In this process of renewal I find myself needing to go back to knowing nothing, to be led instead of leading, to lean on other recipes and not create my own. But still, this clay is asking to be yielded, asking to be met with satisfaction, which relays a kind of reciprocity in the relationship. I wonder about a full circle in the metaphoric of being clay-made and of eating clay, as opposed to eating out of clay. Clay is no longer only the food vessel (or wall or floor or roof dressing, among other home necessities), it is remembered as the vessel of our bodies, while we are also eating clay. A strange cannibalism, perhaps, but really a longing for connection, for reclaiming our place in a world run according to necropolitics in the guise of sustainability goals or economic empowerment.
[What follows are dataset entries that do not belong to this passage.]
int chunk_front(blissgpu_ctx* c, ChunkSlot& slot, const float* d_pcm, SongDesc* songs, uint32_t ns, bool only_chunk) {
    int rc = ensure_slot_events(slot);
    if (rc) return rc;
    std::vector<uint32_t> pfx_f(ns + 1, 0), pfx_c(ns + 1, 0), pfx_ct(ns + 1, 0), pfx_cw(ns + 1, 0);
    ChunkTotals t;
    for (uint32_t i = 0; i < ns; i++) {
        SongDesc& d = songs[i];
        d.t_off = t.tot_t; d.b_off = t.tot_b; d.c_off = t.tot_c; d.e_off = t.tot_e;
        if (d.ok) {
            t.tot_t += d.n_t; t.tot_b += d.n_b; t.tot_c += d.n_c; t.tot_e += d.n_e;
            t.max_nb = std::max(t.max_nb, d.n_b);
            t.max_nt = std::max(t.max_nt, d.n_t);
            t.max_runs = std::max(t.max_runs, d.n_b / BT_STEP + 1);
        }
        pfx_f[i + 1] = pfx_f[i] + (d.ok ? (d.n_f + F512_TILE - 1) / F512_TILE : 0);
        pfx_c[i + 1] = pfx_c[i] + (d.ok ? 4 * ((d.n_c + 4 * STFT_TILE - 1) / (4 * STFT_TILE)) : 0);
        pfx_ct[i + 1] = pfx_ct[i] + (d.ok ? (d.n_c + CH_TILE - 1) / CH_TILE : 0);
        pfx_cw[i + 1] = pfx_cw[i] + (d.ok ? (d.n_c + 4 * CH_TILE - 1) / (4 * CH_TILE) : 0);
    }
    t.tiles_ct = pfx_ct[ns];
    t.cand_cap = std::min<uint64_t>(t.tot_c * (uint64_t)c->cand_budget, 0xFFFFFF00ull) + 64;

    const size_t desc_bytes = align_up(ns * sizeof(SongDesc), 256) + 4 * align_up((ns + 1) * 4, 256) + 256;
    size_t need = 0;
    (void)carve(nullptr, ns, t, &need);
    if ((rc = slot.desc.ensure(desc_bytes))) return rc;
    if ((rc = slot.slab.ensure(need))) return rc;
    if (slot.used) HIP_TRY(hipEventSynchronize(slot.ev_desc));
    if ((rc = slot.h_desc.ensure(desc_bytes))) return rc;

    hipStream_t st = c->stream, sb = c->serial ? c->stream : c->aux_stream, sc = c->serial ? c->stream : c->chr_stream;
    const bool multi = !c->serial;
    if (slot.used && multi) HIP_TRY(hipStreamWaitEvent(st, slot.ev_free, 0));

    uint8_t* h = slot.h_desc.p;
    size_t o = 0;
    const size_t o_songs = o; memcpy(h + o, songs, ns * sizeof(SongDesc)); o = align_up(o + ns * sizeof(SongDesc), 256);
    const size_t o_f = o; memcpy(h + o, pfx_f.data(), (ns + 1) * 4); o = align_up(o + (ns + 1) * 4, 256);
    const size_t o_c = o; memcpy(h + o, pfx_c.data(), (ns + 1) * 4); o = align_up(o + (ns + 1) * 4, 256);
    const size_t o_ct = o; memcpy(h + o, pfx_ct.data(), (ns + 1) * 4); o = align_up(o + (ns + 1) * 4, 256);
    const size_t o_cw = o; memcpy(h + o, pfx_cw.data(), (ns + 1) * 4); o = align_up(o + (ns + 1) * 4, 256);
    HIP_TRY(hipMemcpyAsync(slot.desc.p, h, o, hipMemcpyHostToDevice, st));
    slot.used = true;

    Batch& b = slot.batch;
    b = Batch{};
    b.pcm = d_pcm;
    b.songs = reinterpret_cast<const SongDesc*>(slot.desc.p + o_songs);
    b.n_songs = ns;
    b.pfx_f = reinterpret_cast<const uint32_t*>(slot.desc.p + o_f);
    b.pfx_c = reinterpret_cast<const uint32_t*>(slot.desc.p + o_c);
    b.pfx_ct = reinterpret_cast<const uint32_t*>(slot.desc.p + o_ct);
    b.pfx_cw = reinterpret_cast<const uint32_t*>(slot.desc.p + o_cw);
    b.tiles_f = pfx_f[ns]; b.tiles_c = pfx_c[ns]; b.tiles_ct = pfx_ct[ns]; b.tiles_cw = pfx_cw[ns];
    b.total_b = t.tot_b; b.max_nb = t.max_nb; b.max_nt = t.max_nt;

    size_t used_bytes = 0;
    slot.ws = carve(slot.slab.p, ns, t, &used_bytes);
    slot.ws.dbg_chroma = nullptr;
    slot.ws.dbg_interval = nullptr;
    if (c->debug_chroma) {
        if ((rc = c->dbg_chroma.ensure((size_t)t.tot_c * 12 + 12))) return rc;
        if ((rc = c->dbg_interval.ensure((size_t)ns * 10))) return rc;
        slot.ws.dbg_chroma = c->dbg_chroma.p;
        slot.ws.dbg_interval = c->dbg_interval.p;
    }
    const Workspace& w = slot.ws;
    c->last_ws = w;
    c->last_songs.assign(songs, songs + ns);
    {
        RollFix rf{};
        if ((uint64_t)w.roll_fix_bytes / (256 * 4) < t.tot_t)
            return fail(BLISSGPU_ERR_INVALID, "chunk_front", "internal: the borrowed stretch cannot hold one exact-rolloff entry per timbral frame");
        rf.cap = (uint32_t)t.tot_t;
        rf.mags = w.spec;
        memcpy(h + o, &rf, sizeof(rf));
        HIP_TRY(hipMemcpyAsync(w.roll_fix, h + o, sizeof(rf), hipMemcpyHostToDevice, st));
    }
    HIP_TRY(hipEventRecord(slot.ev_desc, st));

    HIP_TRY(hipMemsetAsync(w.h1, 0, (size_t)ns * H1_BINS * 4, st));
    HIP_TRY(hipMemsetAsync(w.hist100, 0, (size_t)ns * N_TUNING * 4, st));
    HIP_TRY(hipMemsetAsync(w.cand_cursor, 0, 16, st));
    { Prof p(c, K_FFT512); launch_fft512(b, w, c->tables, st, c->rolloff_exact_all, c->flux_order); }
    { Prof p(c, K_ROLLFIX); launch_rolloff_fix(b, w, t.tot_t, st); }
    if (multi) {
        HIP_TRY(hipEventRecord(slot.ev_fork, st));
        HIP_TRY(hipStreamWaitEvent(sb, slot.ev_fork, 0));
    }
    { Prof p(c, K_ONSET, sb); launch_onset(b, w, sb); }
    { Prof p(c, K_SUMMARY, sb); launch_summary(b, w, sb); }
    slot.beat_masked = multi && c->tail_mode >= 2;
    if (slot.beat_masked) {
        if ((rc = ensure_mask_stream(c, c->tail_mode))) return rc;
        { Prof p(c, K_BEAT, sb); launch_beat_acf(b, w, c->tables, sb); }
        HIP_TRY(hipEventRecord(slot.ev_acf, sb));
        HIP_TRY(hipStreamWaitEvent(c->mask_stream, slot.ev_acf, 0));
        { Prof p(c, K_BEAT, c->mask_stream); launch_beat_track(b, w, c->tables, c->mask_stream); }
        HIP_TRY(hipEventRecord(slot.ev_beat, c->mask_stream));
    }
    const bool acf_early = multi && c->tail_mode == -2;
    if (acf_early) { Prof p(c, K_BEAT, sb); launch_beat_acf(b, w, c->tables, sb); }
    const bool beat_last = multi && c->tail_mode == -3;
    const bool beat_late = !slot.beat_masked && !beat_last && (c->tail_mode == 1 || acf_early || (c->tail_mode < 0 && only_chunk));
    if (!beat_late && !slot.beat_masked && !beat_last) { Prof p(c, K_BEAT, sb); launch_beat(b, w, c->tables, sb); }
    { Prof p(c, K_STFT8192); launch_stft8192(b, w, c->tables, st, c->stft_shape); }
    if (multi) {
        HIP_TRY(hipEventRecord(slot.ev_stft, st));
        HIP_TRY(hipStreamWaitEvent(sc, slot.ev_stft, 0));
    }
    slot.pieces = 0;
    if (multi && only_chunk && c->tail_split > 1 && ns >= 2) {
        const int want = std::min<int>(std::min<int>(c->tail_split, ChunkSlot::MAX_PIECES), (int)ns);
        uint32_t s0 = 0;
        for (int k = 0; k < want && s0 < ns; k++) {
            uint32_t s1 = s0 + 1;
            const uint64_t goal = (uint64_t)pfx_ct[ns] * (uint64_t)(k + 1) / (uint64_t)want;
            while (s1 < ns && (k == want - 1 || pfx_ct[s1] < goal)) s1++;
            slot.piece[slot.pieces++] = SongRange{s0, s1, pfx_ct[s0], pfx_ct[s1], pfx_cw[s0], pfx_cw[s1]};
            s0 = s1;
        }
        if (slot.pieces < 2) slot.pieces = 0;
    }
    if (slot.pieces) {
        for (int k = 0; k < slot.pieces; k++) {
            { Prof p(c, K_TUNE_SELECT, sc); launch_tune_select(b, w, sc, &slot.piece[k]); }
            if (k == 1 && beat_late) {
                HIP_TRY(hipEventRecord(slot.ev_sel, sc));
                HIP_TRY(hipStreamWaitEvent(sb, slot.ev_sel, 0));
                Prof p(c, K_BEAT, sb);
                if (acf_early) launch_beat_track(b, w, c->tables, sb); else launch_beat(b, w, c->tables, sb);
            }
            { Prof p(c, K_TUNE_PASS2, sc); launch_tune_pass2(b, w, sc, &slot.piece[k]); }
            { Prof p(c, K_TUNE_FINAL, sc); launch_tune_final(b, w, sc, &slot.piece[k]); }
            HIP_TRY(hipEventRecord(slot.ev_piece[k], sc));
        }
        if (beat_last) {
            HIP_TRY(hipStreamWaitEvent(sb, slot.ev_piece[slot.pieces - 1], 0));
            Prof p(c, K_BEAT, sb);
            launch_beat(b, w, c->tables, sb);
        }
        HIP_TRY(hipGetLastError());
        slot.back_pending = true;
        return BLISSGPU_OK;
    }
    { Prof p(c, K_TUNE_SELECT, sc); launch_tune_select(b, w, sc); }
    if (beat_late) {
        if (multi) {
            HIP_TRY(hipEventRecord(slot.ev_sel, sc));
            HIP_TRY(hipStreamWaitEvent(sb, slot.ev_sel, 0));
        }
        Prof p(c, K_BEAT, sb);
        if (acf_early) launch_beat_track(b, w, c->tables, sb); else launch_beat(b, w, c->tables, sb);
    }
    { Prof p(c, K_TUNE_PASS2, sc); launch_tune_pass2(b, w, sc); }
    { Prof p(c, K_TUNE_FINAL, sc); launch_tune_final(b, w, sc); }
    if (multi) HIP_TRY(hipEventRecord(slot.ev_tune, sc));
    if (beat_last) {
        HIP_TRY(hipStreamWaitEvent(sb, slot.ev_tune, 0));
        Prof p(c, K_BEAT, sb);
        launch_beat(b, w, c->tables, sb);
    }
    HIP_TRY(hipGetLastError());
    slot.back_pending = true;
    return BLISSGPU_OK;
}
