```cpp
template <typename T>
__device__ __forceinline__ typename Vec2<T>::type ldp(const char* rec, int p)
{
  return *reinterpret_cast<const typename Vec2<T>::type*>(rec + (size_t)p * pair_bytes<T>());
}
template <typename T>
__device__ __forceinline__ void stp(char* rec, int p, T x, T y)
{
  typename Vec2<T>::type v;
  v.x = x; v.y = y;
  *reinterpret_cast<typename Vec2<T>::type*>(rec + (size_t)p * pair_bytes<T>()) = v;
}
template <typename T>
__device__ __forceinline__ void st_lo(char* rec, int p, T x) { *reinterpret_cast<T*>(rec + (size_t)p * pair_bytes<T>()) = x; }
template <typename T>
__device__ __forceinline__ void st_hi(char* rec, int p, T x) { *reinterpret_cast<T*>(rec + (size_t)p * pair_bytes<T>() + sizeof(T)) = x; }

template <typename T>
__device__ __forceinline__ void ld6(const char* rec, int p, T* x)
{
#pragma unroll
  for (int k = 0; k < 3; ++k) {
    const typename Vec2<T>::type v = ldp<T>(rec, p + k);
    x[2 * k] = v.x; x[2 * k + 1] = v.y;
  }
}
template <typename T>
__device__ __forceinline__ void st6(char* rec, int p, const T* x)
{
#pragma unroll
  for (int k = 0; k < 3; ++k) stp<T>(rec, p + k, x[2 * k], x[2 * k + 1]);
}

__host__ __device__ constexpr int sym(int i, int j)
{
  return (i <= j) ? (i * 6 - (i * (i - 1)) / 2 + (j - i)) : (j * 6 - (j * (j - 1)) / 2 + (i - j));
}

__host__ __device__ __forceinline__ double tabs(double x) { return __builtin_fabs(x); }
__host__ __device__ __forceinline__ float tabs(float x) { return __builtin_fabsf(x); }
__host__ __device__ __forceinline__ double tmax(double a, double b) { return __builtin_fmax(a, b); }
__host__ __device__ __forceinline__ float tmax(float a, float b) { return __builtin_fmaxf(a, b); }
__host__ __device__ __forceinline__ double tmin(double a, double b) { return __builtin_fmin(a, b); }
__host__ __device__ __forceinline__ float tmin(float a, float b) { return __builtin_fminf(a, b); }

template <typename T>
__device__ __forceinline__ bool update_mu(int mode, T primal, T dual, T norm_p, T norm_d, T& mu, int& kexp)
{
  if (mode & MODE_MU_OSQP) {
    const T rp = primal / (norm_p + T(1e-10)), rd = dual / (norm_d + T(1e-10));
    T mu_new = mu * (T)__builtin_sqrt((double)(rp / (rd + T(1e-10))));
    mu_new = tmin(tmax(mu_new, T(1e-6)), T(1e6));
    if (mu_new > T(5.0) * mu || mu_new < T(0.2) * mu) { mu = mu_new; return true; }
    return false;
  }
  if (primal > T(10) * dual) { mu *= T(10); ++kexp; return true; }
  if (dual > T(10) * primal) { mu *= T(0.1); --kexp; return true; }
  return false;
}

template <typename T>
__device__ __forceinline__ T inf6(const T* x)
{
  T m = tabs(x[0]);
#pragma unroll
  for (int k = 1; k < 6; ++k) m = tmax(m, tabs(x[k]));
  return m;
}

template <typename T>
__device__ __forceinline__ void cross3(const T* a, const T* b, T* o)
{
  o[0] = a[1] * b[2] - a[2] * b[1];
  o[1] = a[2] * b[0] - a[0] * b[2];
  o[2] = a[0] * b[1] - a[1] * b[0];
}

template <typename T>
__device__ __forceinline__ void mat3_vec(const T* A, const T* x, T* y)
{
#pragma unroll
  for (int i = 0; i < 3; ++i) y[i] = A[3 * i] * x[0] + A[3 * i + 1] * x[1] + A[3 * i + 2] * x[2];
}

template <typename T>
__device__ __forceinline__ void mat3t_vec(const T* A, const T* x, T* y)
{
#pragma unroll
  for (int i = 0; i < 3; ++i) y[i] = A[i] * x[0] + A[3 + i] * x[1] + A[6 + i] * x[2];
}

template <typename T>
__device__ __forceinline__ void make_liMi(const JointDesc& d, T c, T s, T* R, T* t)
{
  T Rp[9], tp[3], ax[3];
#pragma unroll
  for (int k = 0; k < 9; ++k) Rp[k] = (T)d.Rp[k];
#pragma unroll
  for (int k = 0; k < 3; ++k) { tp[k] = (T)d.tp[k]; ax[k] = (T)d.axis[k]; }
  if (d.flags & JF_REVOLUTE) {
    if (d.rot == ROT_X) {
#pragma unroll
      for (int i = 0; i < 3; ++i) {
        R[3 * i] = Rp[3 * i];
        R[3 * i + 1] = Rp[3 * i + 1] * c + Rp[3 * i + 2] * s;
        R[3 * i + 2] = Rp[3 * i + 2] * c - Rp[3 * i + 1] * s;
// ... 1518 lines not shown
```

### loik_amd/csrc/loik_flat_prep.hpp

```cpp
#pragma once

#include "loik_lean.hpp"

namespace loikb {

enum : int { C2_LANE = 0, C2_B = 2, C2_Y = 8, C2_ATYW = 14 , C2_ATBW = 20,
             C2_ATYF = 26 , C2_CW = 32, C2_DLT = 38 ,
             C2_VC = 44 , C2_ATY = 50 , C2_AW = 56, C2_AWT = 92,
             C2_A = 128, C2D = 164 };

constexpr int PREP_G = 32;
enum : int { PR_RT = 0, PR_JS = PR_RT + 12 * PREP_G, PR_SW = PR_JS + 4 * PREP_G, PR_SC = PR_SW + 3 * WAVE, PR_C = PR_SC + 32 };
enum : int { PRS_BNORM = 0, PRS_TGIN = 1, PRS_STY = 2, PRS_MU = 11, PRS_KEXP, PRS_ITER, PRS_STATUS, PRS_TAILIT, PRS_FLIP, PRS_N };

__host__ __device__ __forceinline__ int flat_prep_stride(int nc) { return PR_C + nc * C2D; }

template <typename T>
__device__ __forceinline__ T prep_awy_of(const T* blk, int k)
{
  const T* r = blk + C2_AW + 6 * k;
  const T* y = blk + C2_Y;
  return ((r[0] * y[0] + r[1] * y[1]) + r[2] * y[2]) + ((r[3] * y[3] + r[4] * y[4]) + r[5] * y[5]);
}
template <typename T>
__device__ __forceinline__ T prep_aty_of(const T* blk, int k)
{
  const T* A_ = blk + C2_A + k;
  const T* y = blk + C2_Y;
  return ((A_[0] * y[0] + A_[6] * y[1]) + A_[12] * y[2]) + ((A_[18] * y[3] + A_[24] * y[4]) + A_[30] * y[5]);
}

constexpr int PREP_NC = 4;
static_assert((WAVE / PREP_G) * PREP_NC * C2D <= (WAVE + 1) * 22, "the constraint blocks are built in k_fslots' placement rows");

template <typename T>
struct FlatPrepIn {
  typename Vec2<T>::type nus, lu;
  T sc;
  T cv[PREP_NC];
  T ca[PREP_NC][2];
};
template <typename T>
__device__ __forceinline__ void flat_prep_fetch(FlatPrepIn<T>& in, bool has_inst, const Params<T>& P, const Bufs<T>& Bf, const char* ip, const char* rec,
                                                int jlane, bool isj_lane)
{
  const Layout& L = P.L;
  in.nus.x = in.nus.y = T(0); in.lu.x = in.lu.y = T(0);
  in.sc = T(0);
#pragma unroll
  for (int c = 0; c < PREP_NC; ++c) { in.cv[c] = T(0); in.ca[c][0] = in.ca[c][1] = T(0); }
  if (!has_inst) return;
  if (isj_lane) {
    in.nus = ldp<T>(rec, JP_NUS);
    if (!(P.mode & MODE_BND_SHARED)) in.lu = ldp<T>(rec, JP_LBUB);
  }
  if (jlane < PRS_N) {
    const char* srec = ip + (size_t)L.off_s * pair_bytes<T>();
    const int sc_i = jlane == 3 ? SC_TOL_PRIMAL : jlane == 4 ? SC_TOL_DUAL : jlane == 5 ? SC_DELTA_Y_QP : jlane == 6 ? SC_AT_DELTA_Y_QP
                   : jlane == 7 ? SC_UB_DY_PLUS : jlane == 8 ? SC_LB_DY_MINUS : jlane == 9 ? SC_COND1 : jlane == 10 ? SC_COND2
                   : jlane == PRS_TAILIT ? SC_TAIL_ITER : -1;
    const int pair = sc_i >= 0 ? SP_SCAL + sc_i / 2
                   : jlane == PRS_BNORM || jlane == PRS_ITER ? SP_BI : jlane == PRS_TGIN ? SP_TAG : jlane == PRS_STY || jlane == PRS_STATUS ? SP_ST
                   : jlane == PRS_FLIP ? SP_FLIP : SP_MU;
    const int hi = sc_i >= 0 ? (sc_i & 1) : (jlane == PRS_ITER || jlane == PRS_STY || jlane == PRS_KEXP) ? 1 : 0;
    in.sc = *reinterpret_cast<const T*>(srec + (size_t)pair * pair_bytes<T>() + (size_t)hi * sizeof(T));
  }
#pragma unroll
  for (int c = 0; c < PREP_NC; ++c) {
    if (c >= L.nc) break;
    const char* crec = ip + (size_t)(L.off_c + c * L.crec) * pair_bytes<T>();
    if (jlane < 18) {
      const int which = jlane / 6, k = jlane % 6;
      const int pair = which == 0 ? CP_B : which == 1 ? CP_Y : CP_ATY;
      in.cv[c] = *reinterpret_cast<const T*>(crec + (size_t)(pair + k / 2) * pair_bytes<T>() + (k & 1) * sizeof(T));
    }
#pragma unroll
    for (int i = 0; i < 2; ++i) {
      const int e = jlane + i * PREP_G;
      if (e < LCA)
        in.ca[c][i] = (P.mode & MODE_A_SHARED) ? Bf.uni[c * LCA + e]
                                               : *reinterpret_cast<const T*>(crec + (size_t)(CP_A + e / 2) * pair_bytes<T>() + (e & 1) * sizeof(T));
    }
  }
}
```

In this moment, I offer a recipe as an attempt at reconnection, as an offering for some ease:
Our recipe for Talbinah, the gentle milky barley porridge, with a generous dusting of the clay from this land.
Ingredients: One cup of milk
Two to three tablespoons of barley flour. We prefer to toast it a little bit before, freshly ground is best.
An offering of prehistoric clay, a spicing of memories, stories and secrets. Just enough to draw in astringency but not enough to detract from the creaminess.
One teaspoon of ghee
One teaspoon of honey
One deseeded date
Method: Heat up the milk gently and as it climbs, dust in the barley flour, sieving the hard bits out. Stir after each tablespoon, this ensures even texture.
Serve with a teaspoon of ghee and a teaspoon of honey. Garnish with a date when the porridge is still piping hot, let the date collapse and soften.
May this warm your heart and enrich your future memories.